Task:
Read the data and repeat it in full, exactly.

Dataset entries:
>>>
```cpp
hipError_t launch_linear_h2(const float *x, int64_t m, int k, const uint16_t *w2, const float *bias, int n, int act,
                            const float *res, const float *gamma, float x_scale, float out_scale, float *y,
                            int tokens_per_image, const float *xb_dev, hipStream_t st, bool rows_out = false,
                            float *sq_out = nullptr);
hipError_t launch_grn_norm_partials(const float *part, int tpi, int64_t n_img, int c, float *gx, hipStream_t st);

hipError_t launch_linear_s3(const float *x, int64_t m, int k, const uint16_t *w3, const float *bias, int n, int act,
                            const float *res, const float *gamma, float *y, int tokens_per_image, hipStream_t st);

// ... 140 lines not shown
```

include/mirx.h:

```cpp
#ifndef MIRX_H
#define MIRX_H

#include <stdint.h>

#ifdef __cplusplus
extern "C" {
#endif

#define MIRX_VERSION 305

#define MIRX_OK 0
#define MIRX_EINVAL (-1)
#define MIRX_ENOMEM (-2)
#define MIRX_EHIP (-3)
#define MIRX_ESTATE (-4)

#define MIRX_METRIC_IP 0
#define MIRX_METRIC_NEG_L2 1

#define MIRX_TIER_AUTO 0
#define MIRX_TIER_EXACT_ONLY 3

#define MIRX_OPT_TIERS 1
#define MIRX_OPT_SAMPLE_RANK 2
// ... 18 lines not shown
    int64_t nq;
    int64_t tier1_answered;
    int64_t exact_answered;
    int64_t candidates;
    int64_t reranked;
    int64_t overflowed;
    int64_t incomplete;
} mirx_search_stats;

const char *mirx_last_error(void);
int mirx_version(void);

#define MIRX_TUNE_CONV1X1_SMALL_MAX_WG 1
#define MIRX_TUNE_CONV3X3_SMALL_MAX_WG 2
#define MIRX_TUNE_CONV1X1_RING 3
int mirx_set_tuning(int key, int64_t value);

int mirx_index_create(int dim, int metric, int device, mirx_index **out);
void mirx_index_destroy(mirx_index *ix);

int mirx_index_add(mirx_index *ix, const float *rows, int64_t n, const int64_t *ids_or_null);
int mirx_index_reserve(mirx_index *ix, int64_t capacity_rows);
int64_t mirx_index_size(const mirx_index *ix);
int mirx_index_dim(const mirx_index *ix);
int mirx_index_set_option(mirx_index *ix, int option, int64_t value);

int mirx_index_get_rows(const mirx_index *ix, int64_t first, int64_t n, float *out_rows,
                        int64_t *out_ids_or_null);

int mirx_index_search(mirx_index *ix, const float *q, int64_t nq, int k,
                      const int64_t *exclude_ids_or_null, float *out_scores, int64_t *out_ids,
// ... 128 lines not shown
                                   float scale, float qk_bound, float v_bound, float *out, void *stream);
int mirx_attention_qkv_f32_split2h_terms(const float *qkv, int64_t batch, int n_tokens, int heads, int head_dim, float scale,
                                         float qk_bound, float v_bound, float out_scale, void *out_terms, void *stream);

int mirx_rank_metrics(const int64_t *ranks, int64_t nq, int64_t n, int64_t row_stride,
                      const int64_t *gallery_labels, int64_t n_labels, const int64_t *query_labels,
                      const int64_t *query_ids_or_null, int drop_self, int rel_kind,
                      double jaccard_threshold, int ap_kind, const int32_t *kappas, int nk,
                      double *out_ap, int64_t *out_cnt, int64_t *out_nrel, int64_t *out_maxpos,
                      void *stream);

int mirx_l2_normalize(float *x, int64_t n, int dim, void *stream);

int mirx_bn_relu_gap_l2norm(const float *x, const float *scale, const float *shift, int64_t n,
                            int c, int hw, int normalize, float *y, void *stream);

int mirx_bn_relu_nchw(const float *x, int64_t x_batch_stride, const float *scale, const float *shift,
                      int64_t n, int c, int hw, float *y, void *stream);

int mirx_bn_relu_avgpool2(const float *x, int64_t x_batch_stride, const float *scale,
                          const float *shift, int64_t n, int c, int h, int w, float *y, int64_t x_plane_stride,
                          void *stream);
int mirx_bn_relu_avgpool2_into(const float *x, int64_t x_batch_stride, const float *scale, const float *shift,
                               int64_t n, int c, int h, int w, float *y, int64_t y_batch_stride, int64_t x_plane_stride,
                               void *stream);

int mirx_stem_conv7_bn_relu_pool(const float *x, const float *w, const float *scale,
                                 const float *shift, int64_t n, int h, int wd, float *y,
                                 void *stream);

// ... 214 lines not shown
```

Baseline: 43070.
<<<
Response to the exercise:
```cpp
hipError_t launch_linear_h2(const float *x, int64_t m, int k, const uint16_t *w2, const float *bias, int n, int act,
                            const float *res, const float *gamma, float x_scale, float out_scale, float *y,
                            int tokens_per_image, const float *xb_dev, hipStream_t st, bool rows_out = false,
                            float *sq_out = nullptr);
hipError_t launch_grn_norm_partials(const float *part, int tpi, int64_t n_img, int c, float *gx, hipStream_t st);

hipError_t launch_linear_s3(const float *x, int64_t m, int k, const uint16_t *w3, const float *bias, int n, int act,
                            const float *res, const float *gamma, float *y, int tokens_per_image, hipStream_t st);

// ... 140 lines not shown
```

include/mirx.h:

```cpp
#ifndef MIRX_H
#define MIRX_H

#include <stdint.h>

#ifdef __cplusplus
extern "C" {
#endif

#define MIRX_VERSION 305

#define MIRX_OK 0
#define MIRX_EINVAL (-1)
#define MIRX_ENOMEM (-2)
#define MIRX_EHIP (-3)
#define MIRX_ESTATE (-4)

#define MIRX_METRIC_IP 0
#define MIRX_METRIC_NEG_L2 1

#define MIRX_TIER_AUTO 0
#define MIRX_TIER_EXACT_ONLY 3

#define MIRX_OPT_TIERS 1
#define MIRX_OPT_SAMPLE_RANK 2
// ... 18 lines not shown
    int64_t nq;
    int64_t tier1_answered;
    int64_t exact_answered;
    int64_t candidates;
    int64_t reranked;
    int64_t overflowed;
    int64_t incomplete;
} mirx_search_stats;

const char *mirx_last_error(void);
int mirx_version(void);

#define MIRX_TUNE_CONV1X1_SMALL_MAX_WG 1
#define MIRX_TUNE_CONV3X3_SMALL_MAX_WG 2
#define MIRX_TUNE_CONV1X1_RING 3
int mirx_set_tuning(int key, int64_t value);

int mirx_index_create(int dim, int metric, int device, mirx_index **out);
void mirx_index_destroy(mirx_index *ix);

int mirx_index_add(mirx_index *ix, const float *rows, int64_t n, const int64_t *ids_or_null);
int mirx_index_reserve(mirx_index *ix, int64_t capacity_rows);
int64_t mirx_index_size(const mirx_index *ix);
int mirx_index_dim(const mirx_index *ix);
int mirx_index_set_option(mirx_index *ix, int option, int64_t value);

int mirx_index_get_rows(const mirx_index *ix, int64_t first, int64_t n, float *out_rows,
                        int64_t *out_ids_or_null);

int mirx_index_search(mirx_index *ix, const float *q, int64_t nq, int k,
                      const int64_t *exclude_ids_or_null, float *out_scores, int64_t *out_ids,
// ... 128 lines not shown
                                   float scale, float qk_bound, float v_bound, float *out, void *stream);
int mirx_attention_qkv_f32_split2h_terms(const float *qkv, int64_t batch, int n_tokens, int heads, int head_dim, float scale,
                                         float qk_bound, float v_bound, float out_scale, void *out_terms, void *stream);

int mirx_rank_metrics(const int64_t *ranks, int64_t nq, int64_t n, int64_t row_stride,
                      const int64_t *gallery_labels, int64_t n_labels, const int64_t *query_labels,
                      const int64_t *query_ids_or_null, int drop_self, int rel_kind,
                      double jaccard_threshold, int ap_kind, const int32_t *kappas, int nk,
                      double *out_ap, int64_t *out_cnt, int64_t *out_nrel, int64_t *out_maxpos,
                      void *stream);

int mirx_l2_normalize(float *x, int64_t n, int dim, void *stream);

int mirx_bn_relu_gap_l2norm(const float *x, const float *scale, const float *shift, int64_t n,
                            int c, int hw, int normalize, float *y, void *stream);

int mirx_bn_relu_nchw(const float *x, int64_t x_batch_stride, const float *scale, const float *shift,
                      int64_t n, int c, int hw, float *y, void *stream);

int mirx_bn_relu_avgpool2(const float *x, int64_t x_batch_stride, const float *scale,
                          const float *shift, int64_t n, int c, int h, int w, float *y, int64_t x_plane_stride,
                          void *stream);
int mirx_bn_relu_avgpool2_into(const float *x, int64_t x_batch_stride, const float *scale, const float *shift,
                               int64_t n, int c, int h, int w, float *y, int64_t y_batch_stride, int64_t x_plane_stride,
                               void *stream);

int mirx_stem_conv7_bn_relu_pool(const float *x, const float *w, const float *scale,
                                 const float *shift, int64_t n, int h, int wd, float *y,
                                 void *stream);

// ... 214 lines not shown
```

Baseline: 43070.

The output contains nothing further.